We begin by loading the needed packages and the data, which comes as these three data frames:
-
NM_cas
: contains the number of cancer cases per year, county, age group, and sex. Two counties are missing from this data frame:- Cibola: this county was split from Valencia in 1981, so cases in Cibola have been counted to Valencia in the data. Cibola is not present in the data frames below either.
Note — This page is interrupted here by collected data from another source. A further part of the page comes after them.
# simonsobs/pixell

Measured on AMD Instinct MI355X. Metric: map2alm+alm2map round-trips/sec, higher is better.
Workload: dtype f64

## Files before the change

pixell_amd/csrc/leg_s0.hip:

```cpp
#include "legendre_dev.hpp"

namespace pxs {

#define S0_PHASE_A \
	while (k + 4 <= nk) { \
		bool act = false; \
		_Pragma("unroll") for (int s = 0; s < K; s++) act |= LEG_IS_LIVE(lam2[s], sc[s]); \
		if (__any(act)) break; \
		const double4_t q0 = LDC(coef, k), q1 = LDC(coef, k+1), q2 = LDC(coef, k+2), q3 = LDC(coef, k+3); \
		const double b0 = polar ? q0.c : q0.b, b1 = polar ? q1.c : q1.b, b2 = polar ? q2.c : q2.b, b3 = polar ? q3.c : q3.b; \
		_Pragma("unroll") for (int s = 0; s < K; s++) { \
			lam1[s] = fma(fma(q0.a, csq[s], b0), lam2[s], lam1[s]); \
			lam2[s] = fma(fma(q1.a, csq[s], b1), lam1[s], lam2[s]); \
			lam1[s] = fma(fma(q2.a, csq[s], b2), lam2[s], lam1[s]); \
			lam2[s] = fma(fma(q3.a, csq[s], b3), lam1[s], lam2[s]); \
			if (sc[s] < 0 && fabs(lam2[s]) > SC_BIG) { lam1[s] *= SC_SMALL; lam2[s] *= SC_SMALL; sc[s]++; } \
		} \
		k += 4; \
	}
#define S0_SEEDED_PHASE_A \
	if (a.seed_mode == 2) { \
		const double* sd = a.seed_d + ((long)m*a.nwave + wv)*(2*K*64); const int* si = a.seed_i + ((long)m*a.nwave + wv)*((K+1)*64); \
		k = PXS_UNIFORM_INT(si[K*64]); \
		_Pragma("unroll") for (int s = 0; s < K; s++) { lam1[s] = sd[s*64 + lane]; lam2[s] = sd[(K+s)*64 + lane]; sc[s] = si[s*64 + lane]; } \
// ... 117 lines not shown
	double t0 = 0, t1 = 0, t2 = 0, t3 = 0, u0 = 0, u1 = 0, u2 = 0, u3 = 0; \
	_Pragma("unroll") for (int s = 0; s < K; s++) { \
		t0 = fma(lam2[s], d1r[s], t0); t1 = fma(lam2[s], d1i[s], t1); t2 = fma(lam2[s], d2r[s], t2); t3 = fma(lam2[s], d2i[s], t3); \
		lam1[s] = fma(fma(c0.a, csq[s], vb0), lam2[s], lam1[s]); \
	} \
	_Pragma("unroll") for (int s = 0; s < K; s++) { \
		u0 = fma(lam1[s], d1r[s], u0); u1 = fma(lam1[s], d1i[s], u1); u2 = fma(lam1[s], d2r[s], u2); u3 = fma(lam1[s], d2i[s], u3); \
		lam2[s] = fma(fma(c1.a, csq[s], vb1), lam1[s], lam2[s]); \
	} \
	 \
	LEG_RED_PUT(kk, t0, t1, t2, t3) \
	LEG_RED_PUT(kk+1, u0, u1, u2, u3) \
	kk += 2; \
	if (kk == LEG_FSTEPS) { leg_flush(red, pout + 4*kbase, lane, LEG_FSTEPS, a.atomic); kk = 0; kbase = k+2; } }
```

- Harding: this county is present in the two other data frames. We will replace the case values in Harding with 0, which is the assumed number of cases since this county has such a small population.
-
NM_pop
: with the exception of Cibola county, this data frame contains the population count for all counties, age groups, and gender category in the years 1973, 1982, and 1991. -
NM_geo
: contains the longitude and latitude of each county’s seat (administrative center). Since the coordinates provided by thersatscan
package is not in the needed format, we will grab the coordinates from this Wikipedia article instead, and replace this data frame.
knitr::opts_chunk$set(message = FALSE, warning = FALSE)
library(rsatscan)
library(data.table)
NM_pop <- as.data.table(rsatscan::NMpop)
NM_cas <- as.data.table(rsatscan::NMcas)
To get more familiar with the counties of New Mexico, let’s plot them on a map:
library(ggplot2)
library(magrittr)
library(dplyr)
# Grab polygon data for plotting
NM_map <- map_data("county", "new mexico")
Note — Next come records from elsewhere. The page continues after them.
-        const size_t y = x - ss; const int e = (int)(y / D), d = (int)(y % D);
-        const float* dsh = G.dshat[k];
-        float s = 0.f;
-        if (dsh) for (int b = 0; b < B; ++b) s = fmaf(dsh[(size_t)b * dl + e], fs[(size_t)b * D + d], s);
-        dSH[y] = s;
-    } else if (x < ss + (size_t)dl * D + dl) {
-        const int e = (int)(x - ss - (size_t)dl * D);
-        const float* dsh = G.dshat[k];
-        float s = 0.f;
-        if (dsh) for (int b = 0; b < B; ++b) s += dsh[(size_t)b * dl + e];
-        dbSH[e] = s;
-    }
+    float* dWH = Q.p[8 * k]; float* dbWH = Q.p[8 * k + 1]; float* dAK = Q.p[8 * k + 4]; float* dbAK = Q.p[8 * k + 5]; float* dAQ = Q.p[8 * k + 6];
+    float* dbAQ = Q.p[8 * k + 7];
+    if (x >= ss) return;
+    const float* p = slab + (size_t)k * splits * ss + x;
+    float a[8] = {0.f, 0.f, 0.f, 0.f, 0.f, 0.f, 0.f, 0.f};
+    int b = 0;
+    for (; b + 8 <= splits; b += 8) {
+#pragma unroll
+        for (int u = 0; u < 8; ++u) a[u] += p[(size_t)(b + u) * ss];
+    }
+    for (; b < splits; ++b) a[0] += p[(size_t)b * ss];
+    const float s = ((a[0] + a[1]) + (a[2] + a[3])) + ((a[4] + a[5]) + (a[6] + a[7]));
+    const size_t o1 = (size_t)dl * dl, o2 = 2 * o1, o3 = o2 + (size_t)dl * D, o4 = o3 + dl, o5 = o4 + dl;
+    if (x < o1) dAQ[x] = s; else if (x < o2) dAK[x - o1] = s; else if (x < o3) dWH[x - o2] = s; else if (x < o4) dbAK[x - o3] = s;
+    else if (x < o5) dbWH[x - o4] = s; else dbAQ[x - o5] = s;
 }
 
 }
@@ -227,16 +361,18 @@
 using namespace smin;
 
 static size_t wp_fwd_lds(int rpp, int D, int dl) { return sizeof(float) * ((size_t)(rpp + 1) * D + 2 * (size_t)rpp * dl); }
-static size_t wp_bwd_lds(int rpp, int D, int dl) { return sizeof(float) * ((size_t)rpp * D + 5 * (size_t)rpp * dl + 32 + dl); }
+static size_t wp_part_lds(int rpp, int D, int dl) { return sizeof(float) * ((size_t)rpp * D + 5 * (size_t)rpp * dl + 32 + dl); }
+static size_t wp_bwd_lds(int dl) { return sizeof(float) * ((size_t)2 * WP_RT * (dl + 4) + 2 * WP_RT); }
 constexpr size_t WP_MAX_LDS = 160 * 1024;
 static int wp_rows_per_part(int nl, int B, int Nq, int D, int dl)
 {
     int parts = cdiv(384, nl * B);
     if (parts > Nq) parts = Nq;
     if (parts < 1) parts = 1;
-    while (parts < Nq && (wp_fwd_lds(cdiv(Nq, parts), D, dl) > WP_MAX_LDS || wp_bwd_lds(cdiv(Nq, parts), D, dl) > WP_MAX_LDS)) ++parts;
+    while (parts < Nq && (wp_fwd_lds(cdiv(Nq, parts), D, dl) > WP_MAX_LDS || wp_part_lds(cdiv(Nq, parts), D, dl) > WP_MAX_LDS)) ++parts;
     return cdiv(Nq, parts);
 }
+static int wp_splits(int M) { const int s = cdiv(M, 32); return s > WP_SPLITS ? WP_SPLITS : s; }
 
 extern "C" int smin_word_prep_fwd(void* stream, const float* fw, const float* fs, const float* qmask, const float* const* params, int nl, int B, int Nq, int D,
                                   int dl, float* what, float* shat, float* kb, float* Mq, float* uq)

# Calculate geographical centroids from a polygon
# See: https://en.wikipedia.org/wiki/Centroid#Centroid_of_polygon
polygon_centroid <- function(x0, y0) {
x1 <- c(x0[-1], x0[1])
y1 <- c(y0[-1], y0[1])
A <- sum(x0 * y1 - x1 * y0) / 2
Cx <- sum((x0 + x1) * (x0 * y1 - x1 * y0)) / (6 * A)
Cy <- sum((y0 + y1) * (x0 * y1 - x1 * y0)) / (6 * A)
c(long = Cx, lat = Cy)
}
pgc <- function(df) polygon_centroid(as.numeric(df$long), as.numeric(df$lat))
centroids <- data.frame(subregion = unique(NM_map$subregion), long = NA, lat = NA)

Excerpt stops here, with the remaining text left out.